BAT Malaysia sees 1Q FY2023 net earnings softens 23%, declares 13 sen dividend

BRITISH American Tobacco (M) Bhd (BAT) saw its net profit for 1Q FY2023 ended March 31, 2023 slumped 22.9% to RM40.32 mil (1Q FY2022: RM52.29 mil) while its revenue dipped 25.2% to RM390.22 mil (1Q FY2022: RM521.56 mil) due to lower sales volume driven by an increase in vapour usage as well as the persistent tobacco black market.

Nevertheless, the only listed tobacco player on Bursa Malaysia noted that rigorous cost rationalisation efforts to mitigate higher inflationary pressures on its cost of doing business mitigated the impact of the lower volume although its profit from operations during the period under review dwindled to RM59 mil from RM82 mil in the same period last year.

Factoring its financial performance, the board of directors declared a first interim dividend of 13 sen/share (1Q FY2022: 17 sen/share) amounting to RM37.1 mil payable on June 26 to shareholders.

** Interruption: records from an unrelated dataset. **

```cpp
__global__ __launch_bounds__(256) void k_fill_first(int* __restrict__ first, int v, long long n) {
    for (long long i = (long long)blockIdx.x * blockDim.x + threadIdx.x; i < n; i += (long long)gridDim.x * blockDim.x)
        first[i] = v;
}

void launch_fill_first(int* first, int v, long long n, hipStream_t s) {
    if (n <= 0) return;
    const long long blocks = std::min<long long>((n + 255) / 256, 8192);
    PP_LAUNCH("k_fill_first", k_fill_first, dim3((unsigned)blocks), dim3(256), 0, s, first, v, n);
}

void launch_sort_points(const float* pts, const int* offsets, const unsigned* sorted_idx, const int* nvalid, int batch,
                        int max_n, int F, float* pts_sorted, hipStream_t s) {
    if (batch <= 0 || max_n <= 0) return;
    const int nchunk = (max_n + 255) / 256;
    PP_LAUNCH("k_sort_points", k_sort_points, dim3(8 * nchunk * ((batch + 7) / 8)), dim3(256), 0, s, pts, offsets,
              sorted_idx, nvalid, F, pts_sorted, batch, nchunk);
}

void launch_voxel_expand(const float* pts, const int* offsets, const unsigned* sorted_idx, const int* pillar_start,
                         const int* pillar_cell, const int* npillars, int frame, int F, int T, int max_voxels,
                         int ny, int nx, float* voxels, int* coors, int* num_points, hipStream_t s) {
    PP_LAUNCH("k_voxel_expand", k_voxel_expand, dim3(max_voxels), dim3(64), 0, s, pts, offsets, sorted_idx, pillar_start,
                       pillar_cell, npillars, frame, F, T, max_voxels, ny, nx, voxels, coors, num_points);
}

void launch_build_cellmap(const int* coors4, int64_t P, int ncell, int ny, int nx, int* cellmap, hipStream_t s) {
    if (P <= 0) return;
    PP_LAUNCH("k_build_cellmap", k_build_cellmap, dim3((unsigned)((P + 255) / 256)), dim3(256), 0, s, coors4, P, ncell, ny,
                       nx, cellmap);
}
```

Before: 93850.

## Size voxel-frame LDS dynamically and shrink cell map to 16-bit entries

```diff
diff --git a/3d-object-detection-for-autonomous-navigation_amd/csrc/voxelize.hip b/3d-object-detection-for-autonomous-navigation_amd/csrc/voxelize.hip
--- a/3d-object-detection-for-autonomous-navigation_amd/csrc/voxelize.hip
+++ b/3d-object-detection-for-autonomous-navigation_amd/csrc/voxelize.hip
@@ -1,9 +1,12 @@
 #include "pp_common.h"
 
-#define VT 1024
-#define VWAVES 16
-#define VL_PPT 16
-#define VL_CAP (VT * VL_PPT)
+#include <algorithm>
+#include <mutex>
+#include <set>
+#include <utility>
+
+#define VL_CAP 16384
+#define VOX_THREADS 1024
 
 __device__ __forceinline__ unsigned long long lanemask_lt() {
     unsigned lane = threadIdx.x & 63u;
@@ -64,6 +67,7 @@
     cell[n0 + i] = lin;
 }
 
+template <int NW>
 __device__ __forceinline__ int block_excl_scan(int v, int* s_tmp, int& total) {
     const int lane = threadIdx.x & 63, wave = threadIdx.x >> 6;
     const int x = wave_inclusive_scan(v);
@@ -71,7 +75,7 @@
     __syncthreads();
     int woff = 0, tot = 0;
 #pragma unroll
-    for (int w = 0; w < VWAVES; ++w) {
+    for (int w = 0; w < NW; ++w) {
         int t = s_tmp[w];
         if (w < wave) woff += t;
         tot += t;
@@ -87,21 +91,22 @@
     return (bits + 7) / 8;
 }
 
-template <int BITS, int PPT>
-__global__ __launch_bounds__(VT) void k_voxel_frame(
+template <int BITS, int PPT, int NT>
+__global__ __launch_bounds__(NT) void k_voxel_frame(
     const int* __restrict__ offsets, const int* __restrict__ cell, const int* __restrict__ first,
     int* __restrict__ cellmap, unsigned* keyA, unsigned* idxA, unsigned* keyB, unsigned* idxB,
     int* __restrict__ pillar_start, int* __restrict__ pillar_cell, int* __restrict__ npillars,
-    int* __restrict__ nvalid_out, int ncell, int max_voxels, int npass, int bits_rt) {
+    int* __restrict__ nvalid_out, int ncell, int max_voxels, int npass, int bits_rt, int sort_cap) {
+    constexpr int VT = NT, VWAVES = NT / 64;
     const int bits = (BITS > 0) ? BITS : bits_rt;
     __shared__ int s_tot[VWAVES];
     __shared__ int s_carry;
     __shared__ int s_break;
     __shared__ int s_tmp[VWAVES];
-    __shared__ int s_hist[256 * VWAVES];
+    extern __shared__ int s_dyn[];
+    int* const s_hist = s_dyn;
+    unsigned* const s_sort = reinterpret_cast<unsigned*>(s_dyn) + (VWAVES << bits);
     constexpr int CAP = VT * PPT;
-    constexpr bool TABLES = (PPT == 16);
-    __shared__ unsigned s_sort[2 * VL_CAP];
 
     const int b = blockIdx.x;
     const int tid = threadIdx.x, lane = tid & 63, wave = tid >> 6;
@@ -121,7 +126,7 @@
 
     int ib = 1;
     while ((1 << ib) < n) ++ib;
-    if (n <= CAP && npass * bits + ib <= 32 && (first != nullptr || (TABLES && ncell <= VL_CAP))) {
+    if (n <= CAP && n <= sort_cap && npass * bits + ib <= 32) {
         const int ppt = (n + VT - 1) / VT;
         const int i0 = tid * ppt;
         int c[PPT];
@@ -140,7 +145,7 @@
 #pragma unroll
             for (int k = 0; k < PPT; ++k) f[k] = (c[k] >= 0) ? ffirst[c[k]] : -1;
         } else {
-            int* s_first = reinterpret_cast<int*>(s_sort) + VL_CAP;
+            int* s_first = reinterpret_cast<int*>(s_sort);
             for (int e = tid; e < ncell; e += VT) s_first[e] = 0x7fffffff;
             __syncthreads();
 #pragma unroll
@@ -150,12 +155,12 @@
             for (int k = 0; k < PPT; ++k) f[k] = (c[k] >= 0) ? s_first[c[k]] : -1;
             __syncthreads();
         }
-        int* const s_map = reinterpret_cast<int*>(s_sort) + VL_CAP;
+        unsigned short* const s_map = reinterpret_cast<unsigned short*>(s_sort + sort_cap);
         unsigned flags = 0;
 #pragma unroll
         for (int k = 0; k < PPT; ++k) if (c[k] >= 0 && f[k] == i0 + k) flags |= 1u << k;
         int totp;
-        const int basep = block_excl_scan(__popc(flags), s_tmp, totp);
+        const int basep = block_excl_scan<VWAVES>(__popc(flags), s_tmp, totp);
         {
             int r = 0;
 #pragma unroll
@@ -164,7 +169,7 @@
                     const int pid = basep + r++;
                     if (pid < max_voxels) {
                         fmap[c[k]] = pid;
-                        if (first == nullptr) s_map[c[k]] = pid;
+                        if (first == nullptr) s_map[c[k]] = (unsigned short)pid;
                         pillar_cell[(size_t)b * max_voxels + pid] = c[k];
                     } else if (pid == max_voxels) {
                         s_break = i0 + k;
@@ -179,9 +184,9 @@
         for (int k = 0; k < PPT; ++k) if (c[k] >= 0 && i0 + k < ibreak) vmask |= 1u << k;
         int key[PPT];
 #pragma unroll
-        for (int k = 0; k < PPT; ++k) key[k] = ((vmask >> k) & 1u) ? (first == nullptr ? s_map[c[k]] : fmap[c[k]]) : 0;
+        for (int k = 0; k < PPT; ++k) key[k] = ((vmask >> k) & 1u) ? (first == nullptr ? (int)s_map[c[k]] : fmap[c[k]]) : 0;
         int nv;
-        const int basev = block_excl_scan(__popc(vmask), s_tmp, nv);
+        const int basev = block_excl_scan<VWAVES>(__popc(vmask), s_tmp, nv);
         {
             int r = 0;
 #pragma unroll
@@ -253,7 +258,7 @@
                 for (int q = 0; q < per; ++q)
                     if (e0 + q < E) local += s_hist[((e0 + q) % VWAVES) * NB + (e0 + q) / VWAVES];
                 int total;
-                int run = block_excl_scan(local, s_tmp, total);
+                int run = block_excl_scan<VWAVES>(local, s_tmp, total);
                 for (int q = 0; q < per; ++q)
                     if (e0 + q < E) {
                         int* hp = &s_hist[((e0 + q) % VWAVES) * NB + (e0 + q) / VWAVES];
@@ -376,7 +381,7 @@
             for (int q = 0; q < per; ++q)
                 if (e0 + q < E) local += s_hist[((e0 + q) % VWAVES) * NB + (e0 + q) / VWAVES];
             int total;
-            int run = block_excl_scan(local, s_tmp, total);
+            int run = block_excl_scan<VWAVES>(local, s_tmp, total);
             for (int q = 0; q < per; ++q)
                 if (e0 + q < E) {
                     int* hp = &s_hist[((e0 + q) % VWAVES) * NB + (e0 + q) / VWAVES];
@@ -501,6 +506,20 @@
               offsets_dst, occbits, occ_n);
 }
 
+static void voxel_frame_allow_lds(const void* kernel) {
+    static std::mutex mu;
+    static std::set<std::pair<const void*, int>> done;
+    int dev = 0, lds = 0;
+    if (hipGetDevice(&dev) != hipSuccess) return;
+    std::lock_guard<std::mutex> lock(mu);
+    if (done.count({kernel, dev})) return;
+    hipFuncAttributes fa;
+    if (hipFuncGetAttributes(&fa, kernel) == hipSuccess &&
+        hipDeviceGetAttribute(&lds, hipDeviceAttributeMaxSharedMemoryPerBlock, dev) == hipSuccess &&
+        hipFuncSetAttribute(kernel, hipFuncAttributeMaxDynamicSharedMemorySize, lds - (int)fa.sharedSizeBytes) == hipSuccess)
+        done.insert({kernel, dev});
+}
+
 void launch_voxel_frame(const int* offsets, const int* cell, const int* first, int* cellmap, unsigned* keyA,
                         unsigned* idxA, unsigned* keyB, unsigned* idxB, int* pillar_start, int* pillar_cell,
                         int* npillars, int* nvalid, int batch, int max_n, int ncell, int max_voxels, hipStream_t s) {
@@ -509,10 +528,17 @@
     while ((1 << kb) < max_voxels) ++kb;
     const int npass = (kb + 7) / 8;
     const int bits = (kb + npass - 1) / npass;
+    const int tables = (first == nullptr) ? ((ncell + 63) / 64) * 64 : 0;
+    const int sort_cap = std::max(((std::min(std::max(max_n, 1), 2 * VL_CAP) + 63) / 64) * 64, tables);
+    const size_t lds_bytes = (size_t)sort_cap * 4 + (size_t)tables * 2 + (size_t)((VOX_THREADS / 64) << bits) * 4;
     const bool big = max_n > VL_CAP;
 #define VOX_LAUNCH(B_, P_)                                                                                            \
-    PP_LAUNCH("k_voxel_frame", (k_voxel_frame<B_, P_>), dim3(batch), dim3(VT), 0, s, offsets, cell, first, cellmap, keyA, \
-              idxA, keyB, idxB, pillar_start, pillar_cell, npillars, nvalid, ncell, max_voxels, npass, bits)
+    do {                                                                                                              \
+        voxel_frame_allow_lds(reinterpret_cast<const void*>(&k_voxel_frame<B_, P_, VOX_THREADS>));                    \
+        PP_LAUNCH("k_voxel_frame", (k_voxel_frame<B_, P_, VOX_THREADS>), dim3(batch), dim3(VOX_THREADS), lds_bytes, s, \
+                  offsets, cell, first, cellmap, keyA, idxA, keyB, idxB, pillar_start, pillar_cell, npillars, nvalid, \
+                  ncell, max_voxels, npass, bits, sort_cap);                                                          \
+    } while (0)
     if (bits == 7) {
         if (big) VOX_LAUNCH(7, 32); else VOX_LAUNCH(7, 16);
     } else {
```

Measured after the change: 93310, median of 2. About the same (-0.6%).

“Despite the economic headwinds, we are optimistic for the company’s prospects for 2023. BAT Malaysia is maintaining the growth trajectory of its strategic brands within its premium, aspirational premium and value-for-money (VFM) segments,” commented its managing director Nedal Salem.

Nedal Salem

“This is in tandem with the company’s aim to deliver combustible value growth to support its multi-category portfolio of reduced-risk products. It is also in line with our commitment towards building A Better Tomorrow.”

Towards this end, BAT Malaysia aims to continue growing its tobacco heating product, glo, which represents its efforts to offer a choice of reduced-risk alternatives to adult smokers. “We will also focus on investing in our VFM brands and maintaining leadership in the premium segment,” noted Salem.

During its recent annual general meeting (AGM), the Group has disclosed that it expects the volatile economic environment to continue impacting its financial performance in the short-term.

“We expect this challenging operating landscape to stretch disposable income, leading to down-trading from legal products to tobacco black market options,” projected Salem.

“Nevertheless, in the medium-term, we are confident that economic conditions will improve while the Government looks at introducing balanced regulations on vapour and accelerating their interventions to reduce the tobacco black market.”

He added: “We are also buoyed by the Government’s move to exempt nicotine vapour from the Poison Act 1952 and introduce excise onto nicotine vapour which signals the intent to establish regulations for vapour products. The group continues to urge the government to establish a balanced science and evidence-based regulatory framework for vapour products.”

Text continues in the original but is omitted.